Avoiding some beauty in his life for a time was obviously invested in the beauty of the mausoleum, the gardens and the grounds. The pool of water leading to the main structure inspires you to not only to look up but to look down. Is the reflection of the building meant to be significant? Some may think so. Look down, observe, reflect and then approach the tomb.


Reflection of the Taj Mahal

You are allowed to enter the mausoleum, where the Shah is also. But out of respect and remembering that many people consider burial grounds sacred, no photography is permitted. Neither are the soles of your outside shoes. You may take your shoes off or use shoe covers. This is probably not only to observe the custom but also to preserve the floor. After all, as of this writing, we are talking about a structure that is almost 380 years old.

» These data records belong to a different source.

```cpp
static int parseSlabPin(const char *v)
{
	if (!v || !v[0] || v[1]) return 0;
// ... 25 lines not shown
	auto L = std::make_unique<LevelHost>();
	L->index = li;
	L->dim = T.dim, L->n = T.n, L->P = T.P, L->P_global = T.P_global, L->nc = T.nc, L->nf = T.nf;
	L->replicated = T.replicated, L->gathered = T.gathered;
	L->nif = T.nif, L->if_own = std::move(T.if_own), L->if_start = std::move(T.if_start), L->if_contrib = std::move(T.if_contrib);
	L->nbf = T.nbf, L->bface_host = std::move(T.bface), L->brestrict_host = std::move(T.brestrict);
	L->fx = std::move(T.fx), L->nremote = T.nremote;
	L->nslots = T.nslots, L->ncf = T.ncf, L->n_int = T.n_int, L->n_bnd = T.n_bnd;
	L->lds2d = T.lds2d, L->fuse2d = T.fuse2d, L->fuse2_ok = T.fuse2_ok;
	L->patch_vol = std::move(T.patch_vol);
	L->sym_ok = T.sym_ok, L->n_pure = T.n_pure, L->n_pure2 = T.n_pure2;
	L->Pc = T.Pc, L->n_up = T.n_up, L->n_down = T.n_down;
	L->tx_up = std::move(T.tx_up), L->tx_down = std::move(T.tx_down), L->tx_direct = std::move(T.tx_direct);
	L->prolong_fusable = T.prolong_fusable, L->prolong_fusable_cf = T.prolong_fusable_cf, L->has_copy = T.has_copy;
	L->repl_up = T.repl_up, L->repl_direct = T.repl_direct, L->post_exchange_free = T.post_exchange_free;
	L->tx_fup = std::move(T.tx_fup), L->up_foff_host = std::move(T.up_foff), L->down_foff_host = std::move(T.down_foff);
	L->up_ftotal = T.up_ftotal, L->down_ftotal = T.down_ftotal;

	const size_t P1 = (size_t) std::max(T.P, 1), nf = T.nf;
	const bool   fused3d = (D == 3 && T.fuse2_ok && T.P > 0);
	if ((rc = L->send_faces.upload(T.send_faces)) || (rc = L->sendbuf.alloc((size_t) std::max(T.nremote, 1) * nf))
	    || (rc = L->f6off.upload(T.f6off)) || (rc = L->order.upload(T.order)))
		return rc;
	if (D == 3 && ((rc = L->xfbuf[0].alloc(P1 * 2 * nf)) || (rc = L->xfbuf[1].alloc(P1 * 2 * nf)) || (rc = L->f6buf.alloc(P1 * 6 * nf))))
		return rc;
	if (fused3d && li > 0) {
		if ((rc = L->fcorr.alloc((size_t) T.P * 4 * nf))) return rc;
		HIPCHK(hipMemset(L->fcorr.p, 0, sizeof(double) * L->fcorr.n));
	}
	if (fused3d && (rc = L->rs6.alloc((size_t) T.P * 6 * nf / 4))) return rc;
	if ((rc = L->geom_starts.upload(T.geom_starts)) || (rc = L->geom_h.upload(T.geom_h)) || (rc = L->node_ids.upload(T.node_ids))
	    || (rc = L->cellvol.upload(T.cellvol)) || (rc = L->face_kind_patch.upload(T.face_kind_patch))
	    || (rc = L->face_kind.upload(T.face_kind)) || (rc = L->face_src.upload(T.face_src)) || (rc = L->face_kadj.upload(T.face_kadj))
	    || (rc = L->rh2.upload(T.rh2)) || (rc = L->cf_desc.upload(T.cf_desc)) || (rc = L->cf_slots.upload(T.cf_slots))
	    || (rc = L->ghost.alloc((size_t) std::max(T.nslots, 1) * nf)))
		return rc;
	if ((rc = L->matfrag.upload(T.matfrag)) || (rc = L->matsym.upload(T.matsym)) || (rc = L->matsT.upload(T.matsT))
	    || (rc = L->psinv.upload(T.psinv)) || (rc = L->psitab.upload(T.psitab)) || (rc = L->ps_list.upload(T.ps_list))
	    || (rc = L->mat2sym.upload(T.mat2sym)) || (rc = L->ps2_list.upload(T.ps2_list))
	    || (rc = L->corr.alloc(P1 * 2 * D * nf)) || (rc = L->plan.upload(T.plan)) || (rc = L->mats.upload(T.mats))
	    || (rc = L->lam.upload(T.lam)) || (rc = L->zero_mode.upload(T.zero_mode)))
		return rc;
	if (T.coarser
	    && ((D == 2 && T.fuse2_ok && (rc = L->e4buf.alloc(P1 * 4 * n))) || (rc = L->slot_parent.upload(T.slot_parent))
	        || (rc = L->slot_orth.upload(T.slot_orth)) || (rc = L->bc_desc.upload(T.bc_desc)) || (rc = L->cbase.upload(T.cbase))
	        || (rc = L->parent.upload(T.parent)) || (rc = L->orth.upload(T.orth)) || (rc = L->child.upload(T.child))
	        || (rc = L->copy.upload(T.copy)) || (rc = L->up_desc.upload(T.up_desc)) || (rc = L->down_desc.upload(T.down_desc))
	        || (rc = L->up_off.upload(T.up_off)) || (rc = L->down_off.upload(T.down_off))
	        || (rc = L->upbuf.alloc((size_t) std::max<int64_t>(T.up_total, 1)))
	        || (rc = L->downbuf.alloc((size_t) std::max<int64_t>(T.down_total, 1)))))
		return rc;
	g->levels.push_back(std::move(L));
	return TE_OK;
}

int newVec(te_gmg *g, int level, te_vec **out)
{
	LevelHost &L = *g->levels[level];
	auto       v = new te_vec;
	v->g         = g;
	v->level     = level;
	v->n         = (size_t) L.P * L.nc;
	hipError_t e = hipMalloc(&v->d, sizeof(double) * std::max<size_t>(v->n, 2));
	if (e != hipSuccess) {
		delete v;
		return te::fail(TE_EHIP, std::string("hipMalloc(vector): ") + hipGetErrorString(e));
	}
	e = hipMemsetAsync(v->d, 0, sizeof(double) * v->n, g->stream);
	if (e != hipSuccess) {
		(void) hipFree(v->d);
		delete v;
		return te::fail(TE_EHIP, std::string("hipMemsetAsync: ") + hipGetErrorString(e));
	}
	*out = v;
// ... 514 lines not shown
```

This brings me to my appreciation for the entire property: the view of the river from the back of the tomb, the two outlying buildings, the beauty of the majestic mausoleum and the entire grounds. You could literally sit there for hours and try to. meditate in the peacefulness if it doesn't get too crowded. There are reminders to respect the sanctity of the grounds, so it didn't get very noisy. And it is not a park, so no one was running around, playing, eating, etc. But if you want solitude, the later it gets, the more that many people will be around.


Allow yourself at least two hours. You will want to explore everything that you can: if this is an area of the world that is not very close, this may be a once in a lifetime experience. Sit on one of the benches and allow the atmosphere to give you a mindfulness moment. You will need it.


It was time to leave. Once again, the chaos of the world outside contrasted with the peacefulness in the Taj Mahal that it was jarring. I remembered to put my camera away, to duck my head, not make eye contact, not to respond and to move quickly as we proceeded back to the van. Walking that day was not an experience that I want to repeat and I do not want to gloat that I survived it, meaning I could go anywhere now and be jaded about it.


But would I journey to the Taj Mahal again? Yeah, I think I could stand that.